Infrasound

Infrasound

Infrasound [in-fruh-sound] is sound that is lower in frequency than 20 Hz or cycles per second, the ‘normal’ limit of human hearing. Hearing becomes gradually less sensitive as frequency decreases, so for humans to perceive infrasound, the sound pressure must be sufficiently high. The ear is the primary organ for sensing infrasound, but at higher levels it is possible to feel infrasound vibrations in various parts of the body.

The study of such sound waves is sometimes referred to as infrasonics, covering sounds beneath 20 Hz down to 0.001 Hz.
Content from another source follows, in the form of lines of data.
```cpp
size_t dsmil_agg_packed_bf16_bytes(int32_t K) {
    if (K <= 0) return 0;
    const size_t K64 = ((size_t)K + 63) / 64 * 64;
    return (QD * K64 + QD * QD) * sizeof(bf16_t) + (K64 / 64 + 2) * (size_t)BD_WCHUNK_F4 * 16;
}

int dsmil_agg_pack_bf16(const float* q0_w, const float* q2_w, int32_t K, void* packed, void* stream) {
    if (!q0_w || !packed || K <= 0) return DSMIL_E_INVALID;
    const int K64 = (K + 63) / 64 * 64;
    hipLaunchKernelGGL(k_pack_agg_bf16, dim3(512), dim3(256), 0, (hipStream_t)stream, q0_w, q2_w,
                       (bf16_t*)packed, K, K64);
    return hipGetLastError() == hipSuccess ? DSMIL_OK : DSMIL_E_LAUNCH;
}

int dsmil_agg_forward_bf16(const void* feats_bf16, const void* vals_bf16, const int64_t* offsets,
                           int32_t n_bags, int64_t total_rows, int64_t max_rows,
                           const dsmil_agg_params* p, const void* packed, const float* classes_in,
                           float* classes_out, float* A, float* B, float* pred, int64_t* idx, void* ws,
                           size_t ws_bytes, void* stream) {
    return agg_forward_impl(feats_bf16, vals_bf16, offsets, n_bags, total_rows, max_rows, p, packed, true,
// ... 5 lines not shown
```

Baseline: 108,100 bags/s.

## Add software-pipelined fp32 logits kernel and enable lean tail for f3 path

Adds an fp32 version of the pipelined logits kernel, specialised for K=512. It double-buffers row loads against FMAs that read weights from LDS, and also writes per-row abs-max for the f3 attend path. The new kernel is gated behind a logits_form==2 flag. When it is selected, the code uses the pipe tile size and qmax thread count and switches the finish kernel to the lean-tail variant with the f3 block size. The aim is to hide HBM latency in the logits pass. The trade-off is more inline-asm code paths and possible register pressure.

```diff
diff --git a/dsmil-wsi_amd/csrc/agg_fwd.hip b/dsmil-wsi_amd/csrc/agg_fwd.hip
--- a/dsmil-wsi_amd/csrc/agg_fwd.hip
+++ b/dsmil-wsi_amd/csrc/agg_fwd.hip
@@ -396,6 +396,154 @@
         for (int u = 0; u < 4; ++u) vb[u].load(x + (4 + u) * SEG);
         consume_lo(va);
         consume_hi(vb);
+        finish_rows(ng - 1, r);
+    }
+#pragma unroll
+    for (int m = 8; m < 64; m <<= 1) {
+        const float ov0 = __shfl_xor(bv0, m, 64);
+        const int oi0 = __shfl_xor(bi0, m, 64);
+        if (ov0 > bv0 || (ov0 == bv0 && oi0 < bi0)) { bv0 = ov0; bi0 = oi0; }
+        if constexpr (CP == 2) {
+            const float ov1 = __shfl_xor(bv1, m, 64);
+            const int oi1 = __shfl_xor(bi1, m, 64);
+            if (ov1 > bv1 || (ov1 == bv1 && oi1 < bi1)) { bv1 = ov1; bi1 = oi1; }
+        }
+    }
+    if (lane == 0) { s_v[wave] = bv0; s_i[wave] = bi0; s_v[4 + wave] = bv1; s_i[4 + wave] = bi1; }
+    __syncthreads();
+    if (tid < CP) {
+        const int h = tid * 4;
+        float bv = s_v[h];
+        int bi = s_i[h];
+        for (int w = 1; w < 4; ++w)
+            if (s_v[h + w] > bv || (s_v[h + w] == bv && s_i[h + w] < bi)) { bv = s_v[h + w]; bi = s_i[h + w]; }
+        const long long slot = off0 / r0 + bag + tile;
+        part_val[slot * CP + tid] = bv;
+        part_idx[slot * CP + tid] = bi == 0x7fffffff ? 0x7fffffffffffffffLL : (long long)bi;
+    }
+}
+
+template <int CP>
+__global__ __launch_bounds__(256, 6) void k_logits_pipe_f32(
+    const float* __restrict__ feats, const int64_t* __restrict__ offsets,
+    const float* __restrict__ fc_w, const float* __restrict__ fc_b, float* __restrict__ classes_out,
+    float* __restrict__ part_val, long long* __restrict__ part_idx, float* __restrict__ rowmax, int bag0,
+    int r0, const int* __restrict__ tile_pre, int n_bags) {
+    constexpr int K = 512, SEG = 32;
+    __shared__ __attribute__((aligned(16))) float s_w[CP * K];
+    __shared__ float s_v[8];
+    __shared__ int s_i[8];
+    int bag = bag0 + (int)blockIdx.y, tile = (int)blockIdx.x;
+    if (tile_pre) {
+        if ((int)blockIdx.x >= tile_pre[n_bags]) return;
+        const int b = tile_owner(tile_pre, n_bags, (int)blockIdx.x);
+        bag = bag0 + b;
+        tile = (int)blockIdx.x - tile_pre[b];
+    }
+    const long long off0 = offsets[bag];
+    const long long Nbl = offsets[bag + 1] - off0;
+    const long long row0l = (long long)tile * r0;
+    if (row0l >= Nbl) return;
+    const int Nb = (int)Nbl, row0 = (int)row0l;
+    const int tid = threadIdx.x, lane = tid & 63, wave = tid >> 6;
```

This frequency range is utilized for monitoring earthquakes, charting rock and petroleum formations below the earth, and also to study the mechanics of the heart. Infrasound is characterized by an ability to cover long distances and get around obstacles with little dissipation.

Whales, elephants, hippopotamuses, rhinoceros, giraffes, okapi, and alligators are known to use infrasound to communicate over distances—up to hundreds of miles in the case of whales. It has also been suggested that migrating birds use naturally generated infrasound, from sources such as turbulent airflow over mountain ranges, as a navigational aid. Elephants, in particular, produce infrasound waves that travel through solid ground and are sensed by other herds using their feet, although they may be separated by hundreds of kilometers.bAnimals have been known to perceive the infrasonic waves going through the earth by natural disasters and can use these as an early warning.
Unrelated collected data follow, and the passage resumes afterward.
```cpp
static int run_backward_general(alq_model *m, int N, const DropSpec *drop, bool layer_sums = false) {
    alq_ctx *ctx = m->ctx;
    const int nl = (int)m->layers.size();
    m->last_lsum = layer_sums ? 1 : 0;
    clear_fisher_backward_info(m);
    for (int i = nl - 1; i >= 0; --i) {
        Layer &ly = m->layers[i];
        const bool isfc = ly.spec.type == ALQ_FC;
        const bool prev_is_src = (i > 0 && m->layers[i - 1].out_is_skip_src && ly.spec.skip_src < 0);
        if (drop && drop->on(i))
            ALQ_TRY(k_dropout(ctx, isfc ? flat_view(ly.dout) : ly.dout, N, drop->first_sample, drop->seed, i, drop->keep_prob));
        if (ly.spec.type == ALQ_POOL) {
            if (i == 0) break;
            bool fused = false;
            ALQ_TRY(k_pool_bwd(ctx, ly.dout, ly.din, ly.argmax, ly.spec.k, ly.lo, N, prev_is_src ? 1 : 0, nullptr, nullptr, &fused, 1));
            continue;
        }
        View dv = isfc ? flat_view(ly.dout) : ly.dout;
// ... 641 lines not shown
    ALQ_REQUIRE(n_layers >= 1 && n_layers <= 64 && max_batch >= 1, ALQ_EINVAL, "alq_model_create: bad sizes");
    ALQ_HIP(hipSetDevice(ctx->device));
    alq_model *m = new alq_model();
    m->ctx = ctx;
    m->max_batch = max_batch;
    {
        const char *e = getenv("ALQ_DISABLE_V2");
        g_use_v2 = !(e && e[0] == '1');
        m->no_f16x2 = getenv("ALQ_NO_F16X2") != nullptr;
        m->no_xcd_order = getenv("ALQ_NO_XCD_ORDER") != nullptr;
        m->no_fixed = getenv("ALQ_NO_FIXED") != nullptr;
        m->no_bound16 = getenv("ALQ_NO_BOUND16") != nullptr;
        m->no_flipfix = getenv("ALQ_NO_FLIPFIX") != nullptr;
        m->no_presplit = getenv("ALQ_NO_PRESPLIT") != nullptr;
        m->no_c3d = getenv("ALQ_NO_C3D") != nullptr;
        m->no_light_kernels = getenv("ALQ_NO_LIGHT_KERNELS") != nullptr;
        { const char *e = getenv("ALQ_C3D_BWD_ROWS"); m->c3_bwd_rows = (e && atoi(e) == 4) ? 4 : ((e && atoi(e) == 8) ? 8 : 7); }
        m->no_signs = getenv("ALQ_NO_SIGNS") != nullptr;
        m->no_signs0 = getenv("ALQ_NO_SIGNS0") != nullptr;
        if (const char *f = getenv("ALQ_F16_FWD_MASK")) m->f16_fwd_mask = atoi(f);
        m->no_t3d = getenv("ALQ_NO_T3D") ? 1 : 0;
        m->no_e3d = getenv("ALQ_NO_E3D") ? 1 : 0;
        { const char *e = getenv("ALQ_E3D_ROWS"); m->e3d_rows = (e && atoi(e) == 1) ? 1 : 0; }
        m->no_d3d = getenv("ALQ_NO_D3D") ? 1 : 0;
        m->no_f3d = getenv("ALQ_NO_F3D") ? 1 : 0;
        m->no_d3b = getenv("ALQ_NO_D3D_BWD") ? 1 : 0;
        {
            const char *e = getenv("ALQ_F16_DERIVED"), *n = getenv("ALQ_NO_F16_DERIVED");
            m->no_f16_derived = ((e && atoi(e) == 0) || (n && atoi(n) == 1)) ? 1 : 0;
        }
        static const char *names[ALQ_NKNOBS] = {"ALQ_DEBUG_REPEAT", "ALQ_DEBUG_FLAGS", "ALQ_NO_BWD_FUSE", "ALQ_NO_FWD_FUSE", "ALQ_NO_V3", "ALQ_NO_V4",
                                                "ALQ_NO_POOL_FIRST", "ALQ_NO_CONV_POOL", "ALQ_DCP_NARROW", "ALQ_E3D_GRID_CAP"};
        for (int k = 0; k < ALQ_NKNOBS; ++k) {
            const char *v = getenv(names[k]);
            if (v) m->knobs[k] = atoi(v);
        }
    }
    for (int i = 0; i < 4; ++i) m->in_dims[i] = in_dims[i];
    m->epp = (int64_t)in_dims[0] * in_dims[1] * in_dims[2] * in_dims[3];
    const int rc = build_model(m, layers, n_layers);
    if (rc != ALQ_OK) {
        alq_model_destroy(m);
        return rc;
    }
    if (const char *t = getenv("ALQ_G4_TUNE")) {
        std::string all(t);
        size_t pos = 0;
        while (pos < all.size()) {
            size_t end = all.find(';', pos);
            if (end == std::string::npos) end = all.size();
            const std::string item = all.substr(pos, end - pos);
            pos = end + 1;
            if (item.size() < 3 || (item[0] != 'f' && item[0] != 'b')) continue;
            const size_t colon = item.find(':');
            if (colon == std::string::npos) continue;
// ... 629 lines not shown
        return ALQ_OK;
    }
    if (what == 0 || what == 1) {
        const Layer &head = m->layers.back();
        ALQ_REQUIRE(!(layer_idx + 2 == (int)m->layers.size() && head.spec.type == ALQ_FC &&
                      (what == 0 ? m->last_head_fused
                                 : (m->last_call_fisher && head.fc_maskbits != nullptr && !g_dbg_knobs[4] && !g_dbg_knobs[5]))),
                    ALQ_EUNSUPPORTED, "layer %d: this tensor is not materialised in a Fisher pass (fc head fused into the layer: "
                    "create the model under ALQ_NO_FC_BITS=1 to keep it)", layer_idx);
        const View &v = what == 0 ? ly.out : ly.dout;
        if (elems_out) *elems_out = (int64_t)N * v.elems();
        return debug_view_copy(m->ctx, v, N, d_out);
    }
    ALQ_REQUIRE(ly.pidx >= 0 && (what == 2 || what == 3), ALQ_EINVAL, "layer has no channel-sum fields");
    const bool isfc = ly.spec.type == ALQ_FC;
    const int64_t e = (int64_t)N * (isfc ? 1 : (what == 2 ? ly.in.vox() : ly.out.vox()));
    if (elems_out) *elems_out = e;
    ALQ_HIP(hipMemcpyAsync(d_out, what == 2 ? ly.asum : ly.dsum, e * sizeof(float), hipMemcpyDeviceToDevice,
                           m->ctx->stream));
    return ALQ_OK;
}

int alq_model_engine_info(alq_model *m, int what) {
    ALQ_REQUIRE(m && ((what >= 0 && what <= 3) || (what >= 5 && what <= 17)), ALQ_EINVAL, "alq_model_engine_info: bad argument");
    if (what == 17) return m->last_e3b_form;
    if (what == 16) return m->last_dcp;
    if (what == 15) return m->last_lsum;
    if (what == 14) return m->host_pack_elems > 0x7fffffffll ? 0x7fffffff : (int)m->host_pack_elems;
    if (what == 13) return m->last_c3_bwd ? m->c3_bwd_rows : 0;
    if (what == 6) return m->last_f16_derived ? 1 : 0;
    if (what == 7) return m->last_t3f;
    if (what == 8) return m->last_t3b;
    if (what == 12) return m->last_f3f;
    if (what == 11) return m->last_d3b;
    if (what == 10) return m->last_d3f;
    if (what == 9) return m->last_e3b;
    ALQ_HIP(hipSetDevice(m->ctx->device));
    if (what == 0) return c3d_subnormals_ok(m->ctx);
    if (what == 1) return m->last_c3 ? 1 : 0;
    if (what == 2) return m->last_c3_bwd ? 1 : 0;
    if (what == 5) {
        if (!m->flip_overflow) return 0;
        unsigned h = 0;
        ALQ_HIP(hipMemcpyAsync(&h, m->flip_overflow, sizeof(unsigned), hipMemcpyDeviceToHost, m->ctx->stream));
        ALQ_HIP(hipStreamSynchronize(m->ctx->stream));
        return h > 0x7fffffffu ? 0x7fffffff : (int)h;
    }
// ... 26 lines not shown
```

### nn-active-learning_amd/csrc/t3d.hip

```cpp
#include "alq_internal.h"
#ifndef T3_CLOBBER
#define T3_CLOBBER : "memory"
#endif

#include <algorithm>
#include <cmath>
#include <cstdlib>
#include <cstring>
#include <vector>

namespace alq {

typedef float f32x4 __attribute__((ext_vector_type(4)));
typedef float f32x2 __attribute__((ext_vector_type(2)));
typedef int i32x4 __attribute__((ext_vector_type(4)));
typedef int i32x2 __attribute__((ext_vector_type(2)));
typedef __bf16 bf16x2 __attribute__((ext_vector_type(2)));
typedef __bf16 bf16x8 __attribute__((ext_vector_type(8)));
typedef _Float16 f16x8 __attribute__((ext_vector_type(8)));
typedef _Float16 f16x2 __attribute__((ext_vector_type(2)));

struct T3FwdArgs {
    const float *in;
    float *out;
// ... 326 lines not shown
#pragma unroll
                for (int pc = 0; pc < 2; ++pc) fo[tz][pc] = fn[tz][0][pc];
            const unsigned crow = ((unsigned)p * 16u + (unsigned)iz) * 16u + (unsigned)iy;
            f32x4 v = f32x4{c.x * a.inv, c.y * a.inv, c.z * a.inv, c.w * a.inv};
            if constexpr (MASK) {
                v.x = (nb & 1u) ? v.x : 0.f; v.y = (nb & 2u) ? v.y : 0.f;
                v.z = (nb & 4u) ? v.z : 0.f; v.w = (nb & 8u) ? v.w : 0.f;
            }
#ifndef T3_NO_OPAQUE
            asm volatile("" : "+v"(v));
#endif
            __builtin_amdgcn_raw_buffer_store_b128(__builtin_bit_cast(i32x4, v), out_rsrc, (int)st_o, (int)(crow * 1024u), 0);
            if constexpr (SUMS) {
                float s = (v.x + v.y) + (v.z + v.w);
                s += __shfl_xor(s, 16, 64);
                s += __shfl_xor(s, 32, 64);
                if (k == 0) s_odd = s;
                else
                    __builtin_amdgcn_raw_buffer_store_b32(__builtin_bit_cast(int, kg == 1 ? s_odd : s), sum_rsrc, (int)sm_o, (int)(crow * 64u), 0);
            }
            __builtin_amdgcn_sched_barrier(0);
            asm volatile("s_nop 3" :: "v"(v) T3_CLOBBER);
        }
    }
}

struct T8FwdArgs {
    const float *in;
    float *out;
    const unsigned short *W;
    const float *bias;
    float *osum;
    int N;
};
constexpr int T8_WBYTES = 27 * 3 * 1024;
constexpr int T8_ROWB = 8 * 64 + 32;
constexpr int T8_SLOT = 3 * T8_ROWB;
constexpr int T8_PLANE = 3 * T8_SLOT;
constexpr int T8_WAVE = 2 * T8_PLANE;
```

Twenty Hz is considered the normal low frequency limit of human hearing. When pure sine waves are reproduced under ideal conditions and at very high volume, a human listener will be able to identify tones as low as 12 Hz. Below 10 Hz it is possible to perceive the single cycles of the sound, along with a sensation of pressure at the eardrums. Infrasound has been known to cause feelings of awe or fear in humans. Since it is not consciously perceived, it can make people feel vaguely that supernatural events are taking place. Some film soundtracks make use of infrasound to produce unease or disorientation in the audience. ‘Irréversible’ is one such movie as is ‘Paranormal Activity.’

In 2003, a team of UK researchers held a mass experiment where they exposed some 700 people to music laced with soft 17 Hz sine waves played at a level described as ‘near the edge of hearing,’ produced by an extra-long-stroke subwoofer mounted two-thirds of the way from the end of a seven-meter-long plastic sewer pipe. The experimental concert (entitled ‘Infrasonic’) took place in the Purcell Room concert venue in London over the course of two performances, each consisting of four musical pieces. Two of the pieces in each concert had 17 Hz tones played underneath. In the second concert, the pieces that were to carry a 17 Hz undertone were swapped so that test results would not focus on any specific musical piece. The participants were not told which pieces included the low-level 17 Hz near-infrasonic tone.

The presence of the tone resulted in a significant number (22%) of respondents reporting anxiety, uneasiness, extreme sorrow, nervous feelings of revulsion or fear, chills down the spine and feelings of pressure on the chest. These results suggest that low frequency sound can cause people to have unusual experiences even though they cannot consciously detect infrasound. Some scientists have suggested that this level of sound may be present at some allegedly haunted sites and so cause people to have odd sensations that they attribute to a ghost.